• [Exercise objective] Filter the listing so that only lines with the word "volatile" remain.

• [Exercise inputs]
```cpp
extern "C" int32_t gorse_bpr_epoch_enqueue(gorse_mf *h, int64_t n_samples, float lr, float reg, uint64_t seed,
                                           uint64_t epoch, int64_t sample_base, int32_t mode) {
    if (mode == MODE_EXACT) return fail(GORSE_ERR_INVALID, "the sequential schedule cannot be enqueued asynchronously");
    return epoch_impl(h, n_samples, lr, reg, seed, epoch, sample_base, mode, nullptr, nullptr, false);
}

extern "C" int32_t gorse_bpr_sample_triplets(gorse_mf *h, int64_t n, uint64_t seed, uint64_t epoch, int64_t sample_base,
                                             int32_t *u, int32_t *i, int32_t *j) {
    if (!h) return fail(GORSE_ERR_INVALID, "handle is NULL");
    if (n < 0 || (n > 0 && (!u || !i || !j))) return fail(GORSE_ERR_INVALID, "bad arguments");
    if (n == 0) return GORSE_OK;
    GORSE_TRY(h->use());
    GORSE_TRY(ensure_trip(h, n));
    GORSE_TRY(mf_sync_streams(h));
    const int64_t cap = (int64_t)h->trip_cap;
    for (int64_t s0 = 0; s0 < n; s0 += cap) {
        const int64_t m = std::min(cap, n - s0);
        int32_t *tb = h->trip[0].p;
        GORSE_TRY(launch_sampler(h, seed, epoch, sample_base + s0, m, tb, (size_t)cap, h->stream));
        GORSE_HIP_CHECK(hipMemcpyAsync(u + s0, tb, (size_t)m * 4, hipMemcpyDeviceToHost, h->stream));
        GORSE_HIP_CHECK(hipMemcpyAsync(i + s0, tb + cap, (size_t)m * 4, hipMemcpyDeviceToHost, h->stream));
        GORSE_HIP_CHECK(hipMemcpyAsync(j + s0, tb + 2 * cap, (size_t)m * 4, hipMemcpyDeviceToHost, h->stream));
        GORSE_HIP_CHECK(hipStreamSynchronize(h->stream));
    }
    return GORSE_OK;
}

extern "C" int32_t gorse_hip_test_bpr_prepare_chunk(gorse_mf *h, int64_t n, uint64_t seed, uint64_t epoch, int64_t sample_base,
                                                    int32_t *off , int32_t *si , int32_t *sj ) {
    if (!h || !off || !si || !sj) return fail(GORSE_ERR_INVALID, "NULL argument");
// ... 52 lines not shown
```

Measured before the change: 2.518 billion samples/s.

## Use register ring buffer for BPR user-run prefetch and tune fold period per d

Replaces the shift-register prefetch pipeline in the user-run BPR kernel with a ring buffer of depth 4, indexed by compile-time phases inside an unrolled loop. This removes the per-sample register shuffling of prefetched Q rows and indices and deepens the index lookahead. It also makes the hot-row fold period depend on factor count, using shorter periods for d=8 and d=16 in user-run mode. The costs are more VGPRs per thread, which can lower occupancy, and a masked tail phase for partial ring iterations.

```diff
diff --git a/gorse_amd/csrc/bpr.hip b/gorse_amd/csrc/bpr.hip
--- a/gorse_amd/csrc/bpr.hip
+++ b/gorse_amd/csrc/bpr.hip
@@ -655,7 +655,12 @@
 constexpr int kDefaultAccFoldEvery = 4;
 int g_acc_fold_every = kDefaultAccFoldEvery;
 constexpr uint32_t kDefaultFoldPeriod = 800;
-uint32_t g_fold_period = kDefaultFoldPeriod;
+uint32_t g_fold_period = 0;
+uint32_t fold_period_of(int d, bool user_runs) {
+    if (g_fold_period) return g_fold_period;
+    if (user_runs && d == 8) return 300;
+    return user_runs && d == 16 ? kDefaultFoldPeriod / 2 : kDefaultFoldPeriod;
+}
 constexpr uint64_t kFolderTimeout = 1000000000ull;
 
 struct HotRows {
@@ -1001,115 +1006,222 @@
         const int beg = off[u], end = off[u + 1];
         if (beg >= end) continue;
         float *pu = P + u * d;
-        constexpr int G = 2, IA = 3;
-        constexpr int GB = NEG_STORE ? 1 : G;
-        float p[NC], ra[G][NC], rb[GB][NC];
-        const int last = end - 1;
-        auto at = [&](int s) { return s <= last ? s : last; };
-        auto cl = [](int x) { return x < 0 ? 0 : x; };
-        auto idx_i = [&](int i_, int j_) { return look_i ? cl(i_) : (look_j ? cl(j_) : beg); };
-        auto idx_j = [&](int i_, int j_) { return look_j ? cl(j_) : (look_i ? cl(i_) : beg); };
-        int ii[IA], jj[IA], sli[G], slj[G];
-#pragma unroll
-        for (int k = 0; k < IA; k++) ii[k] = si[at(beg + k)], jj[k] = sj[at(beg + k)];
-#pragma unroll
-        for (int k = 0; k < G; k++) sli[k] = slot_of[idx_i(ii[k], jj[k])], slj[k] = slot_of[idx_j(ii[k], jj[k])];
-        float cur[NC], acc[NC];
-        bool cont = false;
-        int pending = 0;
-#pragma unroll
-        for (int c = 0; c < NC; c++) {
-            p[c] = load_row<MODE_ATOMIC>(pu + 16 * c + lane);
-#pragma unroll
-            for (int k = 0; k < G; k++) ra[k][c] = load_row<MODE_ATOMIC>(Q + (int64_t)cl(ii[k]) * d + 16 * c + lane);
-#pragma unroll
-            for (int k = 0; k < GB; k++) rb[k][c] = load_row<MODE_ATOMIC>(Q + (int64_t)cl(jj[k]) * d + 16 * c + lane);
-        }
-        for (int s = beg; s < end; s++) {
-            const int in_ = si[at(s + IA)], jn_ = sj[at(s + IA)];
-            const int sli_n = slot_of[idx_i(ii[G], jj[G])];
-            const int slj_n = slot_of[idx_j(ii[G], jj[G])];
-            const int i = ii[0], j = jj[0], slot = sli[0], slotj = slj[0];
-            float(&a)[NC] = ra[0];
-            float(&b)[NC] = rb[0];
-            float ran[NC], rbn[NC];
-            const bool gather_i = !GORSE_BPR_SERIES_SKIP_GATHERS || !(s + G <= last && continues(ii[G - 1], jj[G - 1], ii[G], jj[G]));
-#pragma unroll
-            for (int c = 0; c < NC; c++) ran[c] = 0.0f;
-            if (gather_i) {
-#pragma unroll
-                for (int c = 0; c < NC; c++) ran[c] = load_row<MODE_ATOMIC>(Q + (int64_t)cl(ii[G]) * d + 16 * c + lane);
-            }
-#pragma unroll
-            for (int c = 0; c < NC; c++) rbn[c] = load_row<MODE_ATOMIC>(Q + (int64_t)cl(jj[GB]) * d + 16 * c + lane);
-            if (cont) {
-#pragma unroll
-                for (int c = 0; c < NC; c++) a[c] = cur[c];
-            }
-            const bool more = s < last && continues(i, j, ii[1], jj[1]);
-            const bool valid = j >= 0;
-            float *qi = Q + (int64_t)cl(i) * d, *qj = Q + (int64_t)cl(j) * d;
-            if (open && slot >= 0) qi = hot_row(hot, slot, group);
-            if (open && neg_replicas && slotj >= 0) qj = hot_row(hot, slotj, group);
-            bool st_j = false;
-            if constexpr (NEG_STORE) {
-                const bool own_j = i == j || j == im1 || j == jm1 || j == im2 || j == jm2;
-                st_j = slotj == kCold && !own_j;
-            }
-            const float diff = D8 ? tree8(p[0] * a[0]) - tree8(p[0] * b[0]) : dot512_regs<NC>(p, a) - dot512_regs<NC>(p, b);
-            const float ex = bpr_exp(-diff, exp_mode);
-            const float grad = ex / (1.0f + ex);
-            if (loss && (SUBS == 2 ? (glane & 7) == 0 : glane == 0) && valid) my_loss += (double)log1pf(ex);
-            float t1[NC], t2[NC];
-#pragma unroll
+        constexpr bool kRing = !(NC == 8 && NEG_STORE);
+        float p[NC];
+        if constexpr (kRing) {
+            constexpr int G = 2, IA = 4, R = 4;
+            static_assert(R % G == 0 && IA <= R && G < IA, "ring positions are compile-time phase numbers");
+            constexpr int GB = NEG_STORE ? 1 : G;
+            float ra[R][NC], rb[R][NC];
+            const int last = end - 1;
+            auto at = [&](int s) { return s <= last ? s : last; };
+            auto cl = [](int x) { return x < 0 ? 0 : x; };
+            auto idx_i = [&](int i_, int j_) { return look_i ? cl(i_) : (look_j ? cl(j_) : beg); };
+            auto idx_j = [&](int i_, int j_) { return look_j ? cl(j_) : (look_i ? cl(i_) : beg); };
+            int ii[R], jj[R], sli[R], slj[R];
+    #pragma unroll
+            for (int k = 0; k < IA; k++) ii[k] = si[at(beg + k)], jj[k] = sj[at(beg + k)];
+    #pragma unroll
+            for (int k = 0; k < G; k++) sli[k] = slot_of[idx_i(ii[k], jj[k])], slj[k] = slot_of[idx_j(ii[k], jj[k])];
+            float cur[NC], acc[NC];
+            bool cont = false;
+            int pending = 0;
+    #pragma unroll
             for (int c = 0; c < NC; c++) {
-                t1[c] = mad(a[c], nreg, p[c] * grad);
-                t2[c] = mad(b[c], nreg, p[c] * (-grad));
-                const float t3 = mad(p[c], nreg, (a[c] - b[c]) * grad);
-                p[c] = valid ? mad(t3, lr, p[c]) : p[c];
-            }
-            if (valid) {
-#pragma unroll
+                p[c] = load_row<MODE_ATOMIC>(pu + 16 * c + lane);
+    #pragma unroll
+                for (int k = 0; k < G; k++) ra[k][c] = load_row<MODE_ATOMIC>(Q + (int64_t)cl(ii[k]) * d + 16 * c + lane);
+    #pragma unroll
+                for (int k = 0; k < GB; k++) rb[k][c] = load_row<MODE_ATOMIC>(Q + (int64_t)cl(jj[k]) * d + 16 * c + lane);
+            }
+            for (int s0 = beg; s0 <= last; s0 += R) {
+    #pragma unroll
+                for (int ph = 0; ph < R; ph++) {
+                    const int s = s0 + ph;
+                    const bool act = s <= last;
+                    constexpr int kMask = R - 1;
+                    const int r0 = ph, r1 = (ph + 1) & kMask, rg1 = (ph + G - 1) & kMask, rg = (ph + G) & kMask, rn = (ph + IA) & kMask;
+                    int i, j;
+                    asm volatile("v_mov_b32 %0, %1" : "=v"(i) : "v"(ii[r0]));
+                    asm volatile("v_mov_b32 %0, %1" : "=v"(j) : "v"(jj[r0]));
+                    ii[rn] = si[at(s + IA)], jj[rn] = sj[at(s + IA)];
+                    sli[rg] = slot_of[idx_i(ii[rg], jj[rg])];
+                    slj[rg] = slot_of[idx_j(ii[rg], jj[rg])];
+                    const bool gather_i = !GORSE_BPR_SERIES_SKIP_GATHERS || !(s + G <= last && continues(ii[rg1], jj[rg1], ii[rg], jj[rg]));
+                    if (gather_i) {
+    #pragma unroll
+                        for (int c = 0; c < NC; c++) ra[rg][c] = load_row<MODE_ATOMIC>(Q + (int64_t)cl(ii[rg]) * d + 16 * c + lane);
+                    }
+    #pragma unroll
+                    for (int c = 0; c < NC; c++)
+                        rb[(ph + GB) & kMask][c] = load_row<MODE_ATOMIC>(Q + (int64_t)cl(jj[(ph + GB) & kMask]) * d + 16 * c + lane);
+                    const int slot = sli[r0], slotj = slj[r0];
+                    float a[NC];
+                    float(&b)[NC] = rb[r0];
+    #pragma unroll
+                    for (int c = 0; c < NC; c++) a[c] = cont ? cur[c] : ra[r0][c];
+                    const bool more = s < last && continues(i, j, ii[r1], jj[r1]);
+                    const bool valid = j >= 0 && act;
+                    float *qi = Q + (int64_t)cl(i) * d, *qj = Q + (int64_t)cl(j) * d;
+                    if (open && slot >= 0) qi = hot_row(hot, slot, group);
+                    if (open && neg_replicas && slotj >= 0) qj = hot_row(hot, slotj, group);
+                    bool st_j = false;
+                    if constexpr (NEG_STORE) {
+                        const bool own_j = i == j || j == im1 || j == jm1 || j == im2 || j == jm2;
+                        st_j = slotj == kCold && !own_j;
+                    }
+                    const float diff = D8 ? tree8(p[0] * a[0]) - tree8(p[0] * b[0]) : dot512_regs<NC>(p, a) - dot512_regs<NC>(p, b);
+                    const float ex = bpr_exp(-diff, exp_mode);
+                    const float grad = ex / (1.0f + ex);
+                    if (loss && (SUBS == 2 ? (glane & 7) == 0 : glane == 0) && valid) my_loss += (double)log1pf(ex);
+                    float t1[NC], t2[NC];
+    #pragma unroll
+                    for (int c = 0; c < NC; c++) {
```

• [Written solution]
+                    asm volatile("v_mov_b32 %0, %1" : "=v"(i) : "v"(ii[r0]));
+                    asm volatile("v_mov_b32 %0, %1" : "=v"(j) : "v"(jj[r0]));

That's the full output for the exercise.